The Attempt at a Solution

Force of pull= 20lb. Now i think the number worked out this was just cause the angle is 45 degrees and gravity as well as the force of the pull act about the same point, however, this just seems like that it would take to tip the ladder backwards, not make it slide. I am not really sure where to go from here.

 

[bioengi12345]

Anyone have any ideas?

 

[ehild]

You forgot the normal force from the wall.
To make the ladder just slide, but not tip over, both the resultant force components and the torque have to be zero.

 

[bioengi12345]

So it would be: Force of pull - Force of static friction - normal force of the wall=0? Then i have 3 unknowns. Sorry I am normally really good at this stuff, the whole idea of equilibrium gets me sometimes.

 

[haruspex]

So it would be: Force of pull - Force of static friction - normal force of the wall=0? Then i have 3 unknowns. Sorry I am normally really good at this stuff, the whole idea of equilibrium gets me sometimes.

Three unknowns is fine since in 2D statics problems you have three equations.
Is the direction of pull given?

 

[bioengi12345]

pulling horizontally away from the wall at the midpoint.

 

[MacLaddy]

This problem actually has four unknowns, but also four equations. (although only three are needed to solve it)

 

[haruspex]

pulling horizontally away from the wall at the midpoint.

Ok, so have you drawn a free body diagram? Why do you write "force of pull = 20 lbs"? Isn't that what we're to find?
Create symbols for the known and unknown forces and lengths. Work symbolically until the final step. Write three equations: one for horizontal force balance, one for vertical force balance, and one for torque balance. (Choose a reference axis for the torque.)

 

[bioengi12345]

Im trying to say that is what i got as the answer but i don't think its right. I haven't made a whole lot of progress here some direction would be very helpful. i have set up 3 equations. sum of f in x ( fp-fs-nB=0, -20+nA=0, -20(5.3m)+fP(5.3)+nB(10.6)=0 ... is any of this looking right? i need to get this turned in so some solid hint would be very nice.

 

[SammyS]

Im trying to say that is what i got as the answer but i don't think its right.
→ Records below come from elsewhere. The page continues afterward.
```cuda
template <bool F16, int MODE, bool OUT_F32, bool GELU, int CLUSTER>
__global__ void __launch_bounds__(GEMM_THREADS, 1)
gemm_pingpong_kernel(const __grid_constant__ CUtensorMap tmap_a, const __grid_constant__ CUtensorMap tmap_b, const GemmArgs g,
                     const PPSched sch) {
    static_assert(CLUSTER == 1 || CLUSTER == 2, "CTA pairs at most");
    constexpr int STAGES = GEMM_PP_STAGES;
    extern __shared__ uint8_t smem_raw[];
    uint8_t* smem = reinterpret_cast<uint8_t*>((reinterpret_cast<uintptr_t>(smem_raw) + 1023) & ~uintptr_t(1023));
    uint8_t* smem_a = smem;
    uint8_t* smem_b = smem + STAGES * GEMM_PP_A_BYTES;
    uint64_t* full_bar = reinterpret_cast<uint64_t*>(smem + STAGES * GEMM_PP_STAGE_BYTES);
    uint64_t* empty_bar = full_bar + STAGES;

    const int wg = threadIdx.x >> 7;
    const int warp = (threadIdx.x >> 5) & 3;
    const int lane = threadIdx.x & 31;
    const int num_kb = (g.K + GEMM_BK - 1) / GEMM_BK;
    const int rank = CLUSTER == 1 ? 0 : static_cast<int>(cluster_ctarank());
    const int unit0 = blockIdx.x / CLUSTER, unit_step = gridDim.x / CLUSTER;
    const int num_units = sch.num_units();

    if (threadIdx.x == 0) {
        tma_prefetch_desc(&tmap_a);
        tma_prefetch_desc(&tmap_b);
        for (int i = 0; i < STAGES; ++i) {
            mbar_init(&full_bar[i], 1);
            mbar_init(&empty_bar[i], 4 * CLUSTER);
        }
        fence_mbar_init();
    }
    if (CLUSTER == 1) __syncthreads();
    else cluster_sync_all();

    if (wg == 0) {
        setmaxnreg_dec<40>();
        if (warp == 0 && lane == 0) {
            int stage = 0;
            uint32_t phase = 0;
            for (int u = unit0; u < num_units; u += unit_step) {
                int um, tn;
                sch.coords(u, um, tn);
                const int m0 = (um * CLUSTER + rank) * GEMM_BM, n0 = tn * GEMM_PP_BN;
                for (int kb = 0; kb < num_kb; ++kb) {
                    mbar_wait(&empty_bar[stage], phase ^ 1);
                    mbar_expect_tx(&full_bar[stage], GEMM_PP_STAGE_BYTES);
                    tma_load_2d(&tmap_a, &full_bar[stage], smem_a + stage * GEMM_PP_A_BYTES, kb * GEMM_BK, m0);
                    uint8_t* b_dst = smem_b + stage * GEMM_PP_B_BYTES;
                    if (CLUSTER == 1) {
#pragma unroll
                        for (int h = 0; h < GEMM_PP_BN / 64; ++h)
                            tma_load_2d(&tmap_b, &full_bar[stage], b_dst + h * (64 * GEMM_BK * 2), kb * GEMM_BK, n0 + h * 64);
                    } else {
                        tma_load_2d_multicast(&tmap_b, &full_bar[stage], b_dst + rank * (64 * GEMM_BK * 2), kb * GEMM_BK,
                                              n0 + rank * 64, 0x3);
                    }
                    if (++stage == STAGES) { stage = 0; phase ^= 1; }
                }
            }
        }
    } else {
        setmaxnreg_inc<232>();
        const int me = wg - 1;
        const uint64_t desc_hi = make_smem_desc(0, 16, 1024, kLayoutSW128);
        const uint32_t a_lo0 = smem_u32(smem_a) >> 4, b_lo0 = smem_u32(smem_b) >> 4;
        constexpr uint32_t HALF = (64 * GEMM_BK * 2) >> 4;
        const int g8 = lane >> 2, q = lane & 3;
        auto release = [&](int s) {
            if (lane != 0) return;
            if (CLUSTER == 1) {
                mbar_arrive(&empty_bar[s]);
            } else {
#pragma unroll
                for (int r = 0; r < CLUSTER; ++r) mbar_arrive_cluster(&empty_bar[s], r);
            }
        };
        for (int i = me, u = unit0 + me * unit_step; u < num_units; i += 2, u += 2 * unit_step) {
            const int pos = i * num_kb;
            int stage = pos % STAGES;
            uint32_t phase = (pos / STAGES) & 1;
            if (i > 0) named_bar_sync(GEMM_PP_BAR_TURN + me, 256);
            float acc0[64], acc1[64];
            int prev = -1;
            for (int kb = 0; kb < num_kb; ++kb) {
                mbar_wait(&full_bar[stage], phase);
                const uint64_t ad = desc_hi | static_cast<uint64_t>(a_lo0 + stage * (GEMM_PP_A_BYTES >> 4));
                const uint64_t bd = desc_hi | static_cast<uint64_t>(b_lo0 + stage * (GEMM_PP_B_BYTES >> 4));
                wgmma_fence();
#pragma unroll
                for (int kk = 0; kk < 4; ++kk) {
                    wgmma_ss<F16, false>(acc0, ad + 2 * kk, bd + 2 * kk, (kb | kk) != 0, std::integral_constant<int, 128>());
                    wgmma_ss<F16, false>(acc1, ad + HALF + 2 * kk, bd + 2 * kk, (kb | kk) != 0,
                                           std::integral_constant<int, 128>());
                }
                wgmma_commit();
                if (prev >= 0) {
                    wgmma_wait<1>();
                    release(prev);
                }
                prev = stage;
                if (++stage == STAGES) { stage = 0; phase ^= 1; }
            }
            if (u + unit_step < num_units) named_bar_arrive(GEMM_PP_BAR_TURN + (me ^ 1), 256);
            wgmma_wait<0>();
            release(prev);
            wgmma_touch(acc0);
            wgmma_touch(acc1);

            int um, tn;
            sch.coords(u, um, tn);
            const int m0 = (um * CLUSTER + rank) * GEMM_BM, n0 = tn * GEMM_PP_BN;
            pp_epilogue<F16, MODE, OUT_F32, GELU>(g, acc0, m0 + warp * 16 + g8, n0, q * 2);
            pp_epilogue<F16, MODE, OUT_F32, GELU>(g, acc1, m0 + 64 + warp * 16 + g8, n0, q * 2);
        }
    }
    if (CLUSTER == 2) cluster_sync_all();
}

}
```

### visrag_b200/encoder.py

```python
from __future__ import annotations

import functools
import os
from collections import OrderedDict
from typing import Dict, Optional, Sequence, Tuple

import numpy as np
import torch

from . import _lib as L
from . import ops
from .config import VisRAGConfig
from .host import PreparedBatch, prepare_batch
from .weights import sincos_2d

VIT_HEAD_STRIDE = 80

GRAPH_MAX_VIT_TOKENS = 32 * 1024
GRAPH_MAX_LM_TOKENS = 4096
GRAPH_TEXT_BUCKET = 16
GRAPH_CACHE = 12


class _GraphEntry:
    __slots__ = ("graph", "groups", "src", "pos", "cu", "reps", "launches")


def _half(t: torch.Tensor, dev, dtype: torch.dtype) -> torch.Tensor:
    return t.to(device=dev, dtype=dtype).contiguous()


def _f32(t: torch.Tensor, dev) -> torch.Tensor:
    return t.to(device=dev, dtype=torch.float32).contiguous()


def _on_own_device(fn):

    @functools.wraps(fn)
    def wrapper(self, *args, **kwargs):
        with L.on_device(self.device):
            return fn(self, *args, **kwargs)

    return wrapper
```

I haven't made a whole lot of progress here some direction would be very helpful. i have set up 3 equations. sum of f in x ( fp-fs-nB=0, -20+nA=0, -20(5.3m)+fP(5.3)+nB(10.6)=0 ... is any of this looking right? i need to get this turned in so some solid hint would be very nice.
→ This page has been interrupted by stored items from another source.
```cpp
template <int CPL, int NW, typename SizeT>
__device__ int nw_forward_lds_v2(WinGraph<SizeT> g, const RowProg& P, int V, const uint8_t* read, int L,
                                 int16_t* ring, int ring_stride, int16_t* spill, int stride, uint8_t* codes,
                                 int code_stride, const Scores sc, GWAMD_LDS uint8_t* shb, int16_t* carry_hbm,
                                 int tid, int xl_cap)
{
    constexpr int kSpan = kWave * CPL;
    const int lane      = tid & (kWave - 1);
    const int wave      = uniform(tid / kWave);
    V                   = uniform(V);
    L                   = uniform(L);
    const int jl        = L > 0 ? L - 1 : 0;
    const int own_span  = jl / kSpan;
    const int nspan     = max(1, (L + kSpan - 1) / kSpan);
    const int nsweep    = (nspan + NW - 1) / NW;
    int best_row        = 0;
    int best_val        = INT_MIN;
    for (int sweep = 0; sweep < nsweep; sweep++)
    {
        if (sweep > 0)
        {
            __syncthreads();
            for (int t = tid; t < (kShChan - kShProg) / 4 + (NW - 1) * kChanRows; t += kWave * NW)
                reinterpret_cast<GWAMD_LDS int*>(shb + kShProg)[t] = 0;
            __syncthreads();
        }
        const int span      = sweep * NW + wave;
        const int cb        = span * kSpan;
        const bool first    = span == 0;
        const bool wact     = cb < L || first;
        const bool feed     = wave + 1 < NW && cb + kSpan < L;
        const bool to_hbm   = wave == NW - 1 && cb + kSpan < L;
        const bool from_hbm = wave == 0 && sweep > 0;
        const bool owner    = span == own_span;
        if (!wact || V < 1)
            continue;
        if (first)
        {
            if (feed)
                fwd2_rows<CPL, NW, true, true>(g, P, V, read, L, ring, ring_stride, spill, stride, codes,
                                               code_stride, sc, shb, carry_hbm, lane, wave, cb, to_hbm, from_hbm,
                                               owner, xl_cap, best_row, best_val);
            else
                fwd2_rows<CPL, NW, true, false>(g, P, V, read, L, ring, ring_stride, spill, stride, codes,
                                                code_stride, sc, shb, carry_hbm, lane, wave, cb, to_hbm,
                                                from_hbm, owner, xl_cap, best_row, best_val);
        }
        else if (feed)
            fwd2_rows<CPL, NW, false, true>(g, P, V, read, L, ring, ring_stride, spill, stride, codes, code_stride,
                                            sc, shb, carry_hbm, lane, wave, cb, to_hbm, from_hbm, owner, xl_cap,
                                            best_row, best_val);
        else
            fwd2_rows<CPL, NW, false, false>(g, P, V, read, L, ring, ring_stride, spill, stride, codes,
                                             code_stride, sc, shb, carry_hbm, lane, wave, cb, to_hbm, from_hbm,
                                             owner, xl_cap, best_row, best_val);
    }
    if (nsweep > 1 || NW > 1)
    {
        GWAMD_LDS int* endp = (GWAMD_LDS int*)(shb + kShEnd);
        if (wave == own_span % NW && lane == 0)
            *endp = best_row;
        __syncthreads();
        best_row = uniform(*endp);
    }
    return best_row;
}
```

When you put all of that together, what do you get for f_P ?

 

[haruspex]

Im trying to say that is what i got as the answer but i don't think its right. I haven't made a whole lot of progress here some direction would be very helpful. i have set up 3 equations. sum of f in x ( fp-fs-nB=0, -20+nA=0, -20(5.3m)+fP(5.3)+nB(10.6)=0 ... is any of this looking right? i need to get this turned in so some solid hint would be very nice.

First, you had not previously posted that version of your equations; second, you have a sign wrong in the x direction balance; third, you would do well to work entirely symbolically as I suggested (it avoids the units conversion); fourth, you have not used the fact that you are interested in the case where the friction is only just enough to balance the forces.
I presume you no long claim 20lbs as an answer.

 

[ehild]

Im trying to say that is what i got as the answer but i don't think its right. I haven't made a whole lot of progress here some direction would be very helpful. i have set up 3 equations. sum of f in x ( fp-fs-nB=0,

Check the sign in front of nB.
Use the relation between NA and fs.